Stored data:

struct PlanScanArgs {
    const unsigned* qblocks; long long n; int keep; int grid;
    long long* qpre; long long* cand_off; int* cand_cnt; unsigned* gthr; DphWork* work;
    const DphPairWork* pairwork; const int* nseg;
};
__global__ void __launch_bounds__(1024) plan_scan_kernel(PlanScanArgs a) {
    __shared__ long long wsum[32];
    __shared__ long long carry, total;
    const int tid = threadIdx.x, lane = tid & 31, warp = tid >> 5;
    if (tid == 0) carry = 0;
    __syncthreads();
    for (long long base = 0; base < a.n; base += 1024) {
        long long q = base + tid;
        long long v = q < a.n ? (long long)a.qblocks[q] : 0, incl = v;
#pragma unroll
        for (int off = 1; off < 32; off <<= 1) { long long t = __shfl_up_sync(0xffffffffu, incl, off); if (lane >= off) incl += t; }
        if (lane == 31) wsum[warp] = incl;
        __syncthreads();
        if (warp == 0) {
            long long w = wsum[lane], wi = w;
#pragma unroll
            for (int off = 1; off < 32; off <<= 1) { long long t = __shfl_up_sync(0xffffffffu, wi, off); if (lane >= off) wi += t; }
            wsum[lane] = wi - w;
        }
        __syncthreads();
        long long excl = carry + wsum[warp] + incl - v;
        if (q < a.n) { a.qpre[q] = excl; a.cand_cnt[q] = 0; a.gthr[q] = 0u; }
        __syncthreads();
        if (tid == 1023) carry = excl + v;
        __syncthreads();
    }
    if (tid == 0) { total = carry; a.qpre[a.n] = carry; a.work->total_blocks = carry; carry = 0; }
    __syncthreads();
    const long long T = total;
    const long long per = a.pairwork ? a.pairwork->per : (T / a.grid > 0 ? T / a.grid : 1);
    for (long long base = 0; base < a.n; base += 1024) {
        long long q = base + tid;
        long long v = 0;
        if (q < a.n) {
            long long qb = (long long)a.qblocks[q];
            if (qb > 0) {
                long long parts = qb / per + 2;
                if (a.pairwork) parts = (long long)a.nseg[q] + qb / per + 1;
                else if (parts > a.grid) parts = a.grid;
                v = parts * a.keep;
            }
        }
        long long incl = v;
#pragma unroll
        for (int off = 1; off < 32; off <<= 1) { long long t = __shfl_up_sync(0xffffffffu, incl, off); if (lane >= off) incl += t; }
        if (lane == 31) wsum[warp] = incl;
        __syncthreads();
        if (warp == 0) {
            long long w = wsum[lane], wi = w;
#pragma unroll
            for (int off = 1; off < 32; off <<= 1) { long long t = __shfl_up_sync(0xffffffffu, wi, off); if (lane >= off) wi += t; }
            wsum[lane] = wi - w;
        }
        __syncthreads();
        long long excl = carry + wsum[warp] + incl - v;
        if (q < a.n) a.cand_off[q] = excl;
        __syncthreads();
        if (tid == 1023) carry = excl + v;
        __syncthreads();
    }
    if (tid == 0) a.cand_off[a.n] = carry;
}

struct PairPlanArgs {
    const int* key; long long nq_probes; int nprobe; const int* list_len; long long list_lo, list_hi, nlist; int grid;
    int* cnt; int* fill; int* off; long long* blockpre; unsigned* entries; DphPairWork* work;
    int* unitpre; unsigned long long* units;
    int gsz;
    DphUnit* udesc;
    const long long* blk_off; const float* cd; const unsigned* gdense; const float2* qparams;
};
__global__ void pair_count_kernel(PairPlanArgs a) {
    const long long i = (long long)blockIdx.x * blockDim.x + threadIdx.x;
    if (i >= a.nq_probes) return;
    const int l = a.key[i];
    if (l >= a.list_lo && l < a.list_hi && a.list_len[l] > 0) atomicAdd(&a.cnt[l], 1);
}
__global__ void __launch_bounds__(1024) pair_scan_kernel(PairPlanArgs a) {
    __shared__ long long wsa[32], wsb[32];
    __shared__ long long ca, cb;
    const int tid = threadIdx.x, lane = tid & 31, warp = tid >> 5;
    if (tid == 0) { ca = 0; cb = 0; }
    __syncthreads();
    for (long long base = a.list_lo; base < a.list_hi; base += 1024) {
        const long long l = base + tid;
        long long va = 0, vb = 0;
        if (l < a.list_hi) {
            const int c = a.cnt[l];
            va = c;
            vb = (long long)((c + a.gsz - 1) / a.gsz) * (long long)((a.list_len[l] + 31) >> 5);
        }
        long long ia = va, ib = vb;
#pragma unroll
        for (int off = 1; off < 32; off <<= 1) {
            long long t1 = __shfl_up_sync(0xffffffffu, ia, off), t2 = __shfl_up_sync(0xffffffffu, ib, off);
            if (lane >= off) { ia += t1; ib += t2; }
        }
        if (lane == 31) { wsa[warp] = ia; wsb[warp] = ib; }
        __syncthreads();
        if (warp == 0) {
            long long w1 = wsa[lane], w2 = wsb[lane], i1 = w1, i2 = w2;
#pragma unroll
            for (int off = 1; off < 32; off <<= 1) {
                long long t1 = __shfl_up_sync(0xffffffffu, i1, off), t2 = __shfl_up_sync(0xffffffffu, i2, off);
                if (lane >= off) { i1 += t1; i2 += t2; }
            }
            wsa[lane] = i1 - w1; wsb[lane] = i2 - w2;
        }
        __syncthreads();
        const long long ea = ca + wsa[warp] + ia - va, eb = cb + wsb[warp] + ib - vb;
        if (l < a.list_hi) { a.off[l] = (int)ea; a.blockpre[l] = eb; }
        __syncthreads();
        if (tid == 1023) { ca = ea + va; cb = eb + vb; }
        __syncthreads();
    }
    __shared__ long long segb_s;
    if (tid == 0) {
        a.off[a.list_hi] = (int)ca; a.blockpre[a.list_hi] = cb;
        long long segb = (cb + (long long)a.grid * DPH_PAIR_UNITS_PER_CTA - 1) / ((long long)a.grid * DPH_PAIR_UNITS_PER_CTA);
        if (segb < DPH_PAIR_SEG_MIN) segb = DPH_PAIR_SEG_MIN;
        a.work->total_blocks = cb;
        a.work->per = segb;
        segb_s = segb; ca = 0;
    }
    __syncthreads();
    const long long segb = segb_s;
    for (long long base = a.list_lo; base < a.list_hi; base += 1024) {
        const long long l = base + tid;
        long long va = 0;
        if (l < a.list_hi) {
            const long long nb = (a.list_len[l] + 31) >> 5;
            va = (long long)((a.cnt[l] + a.gsz - 1) / a.gsz) * ((nb + segb - 1) / segb);
        }
        long long ia = va;
#pragma unroll
        for (int off = 1; off < 32; off <<= 1) { long long t1 = __shfl_up_sync(0xffffffffu, ia, off); if (lane >= off) ia += t1; }
        if (lane == 31) wsa[warp] = ia;
        __syncthreads();
        if (warp == 0) {
            long long w1 = wsa[lane], i1 = w1;
#pragma unroll
            for (int off = 1; off < 32; off <<= 1) { long long t1 = __shfl_up_sync(0xffffffffu, i1, off); if (lane >= off) i1 += t1; }
            wsa[lane] = i1 - w1;
        }
        __syncthreads();
        const long long ea = ca + wsa[warp] + ia - va;
        if (l < a.list_hi) a.unitpre[l] = (int)ea;
        __syncthreads();
        if (tid == 1023) ca = ea + va;
        __syncthreads();
    }
    if (tid == 0) { a.work->total_units = (int)ca; a.work->next_unit = 0; }
}
__global__ void pair_units_kernel(PairPlanArgs a) {
    const long long l = a.list_lo + (long long)blockIdx.x * blockDim.x + threadIdx.x;
    if (l >= a.list_hi) return;
    const int cnt = a.cnt[l];
    const int items = (cnt + a.gsz - 1) / a.gsz;
    if (items == 0) return;
    const long long segb = a.work->per, nb = (a.list_len[l] + 31) >> 5;
    const int nsegs = (int)((nb + segb - 1) / segb);
    const long long u0 = a.unitpre[l];
    for (int it = 0; it < items; it++) {
        DphUnit d;
        if (a.udesc) {
            d.blk = a.blk_off[l]; d.len = a.list_len[l]; d.list = (int)l; d.pad = 0;
            d.nq = min(4, cnt - 4 * it);
            const int e0 = a.off[l] + 4 * it;
#pragma unroll
            for (int i = 0; i < 4; i++) {
                const unsigned e = a.entries[e0 + (i < d.nq ? i : 0)];
                const long long q = e >> 10; const int r = (int)(e & 1023u);
                const float2 pp = a.qparams[q];
                d.q[i] = (unsigned)q; d.gs[i] = a.gdense[q * a.nprobe + r];
                d.base[i] = a.cd[q * a.nprobe + r] + pp.y; d.step[i] = pp.x;
            }
        }
        for (int s = 0; s < nsegs; s++) {
            const long long u = u0 + (long long)s * items + it;
            a.units[u] = (unsigned long long)l | ((unsigned long long)it << 32) | ((unsigned long long)s << 48);
            if (a.udesc) {
                d.bi0 = (unsigned)(s * segb);
                d.bend = (unsigned)((nb - (long long)d.bi0 < segb) ? nb : (long long)d.bi0 + segb);
                a.udesc[u] = d;
            }
        }
    }
}
__global__ void pair_fill_kernel(PairPlanArgs a) {
    const long long i = (long long)blockIdx.x * blockDim.x + threadIdx.x;
    if (i >= a.nq_probes) return;
    const int l = a.key[i];
    if (l >= a.list_lo && l < a.list_hi && a.list_len[l] > 0) {
        const int pos = a.off[l] + atomicAdd(&a.fill[l], 1);
        a.entries[pos] = (unsigned)((i / a.nprobe) << 10) | (unsigned)(i % a.nprobe);
    }
}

Instructions to follow. Apply a filter for "blockpre" to the entries and show each line that passes.

Solution for this exercise.
    int* cnt; int* fill; int* off; long long* blockpre; unsigned* entries; DphPairWork* work;
        if (l < a.list_hi) { a.off[l] = (int)ea; a.blockpre[l] = eb; }
        a.off[a.list_hi] = (int)ca; a.blockpre[a.list_hi] = cb;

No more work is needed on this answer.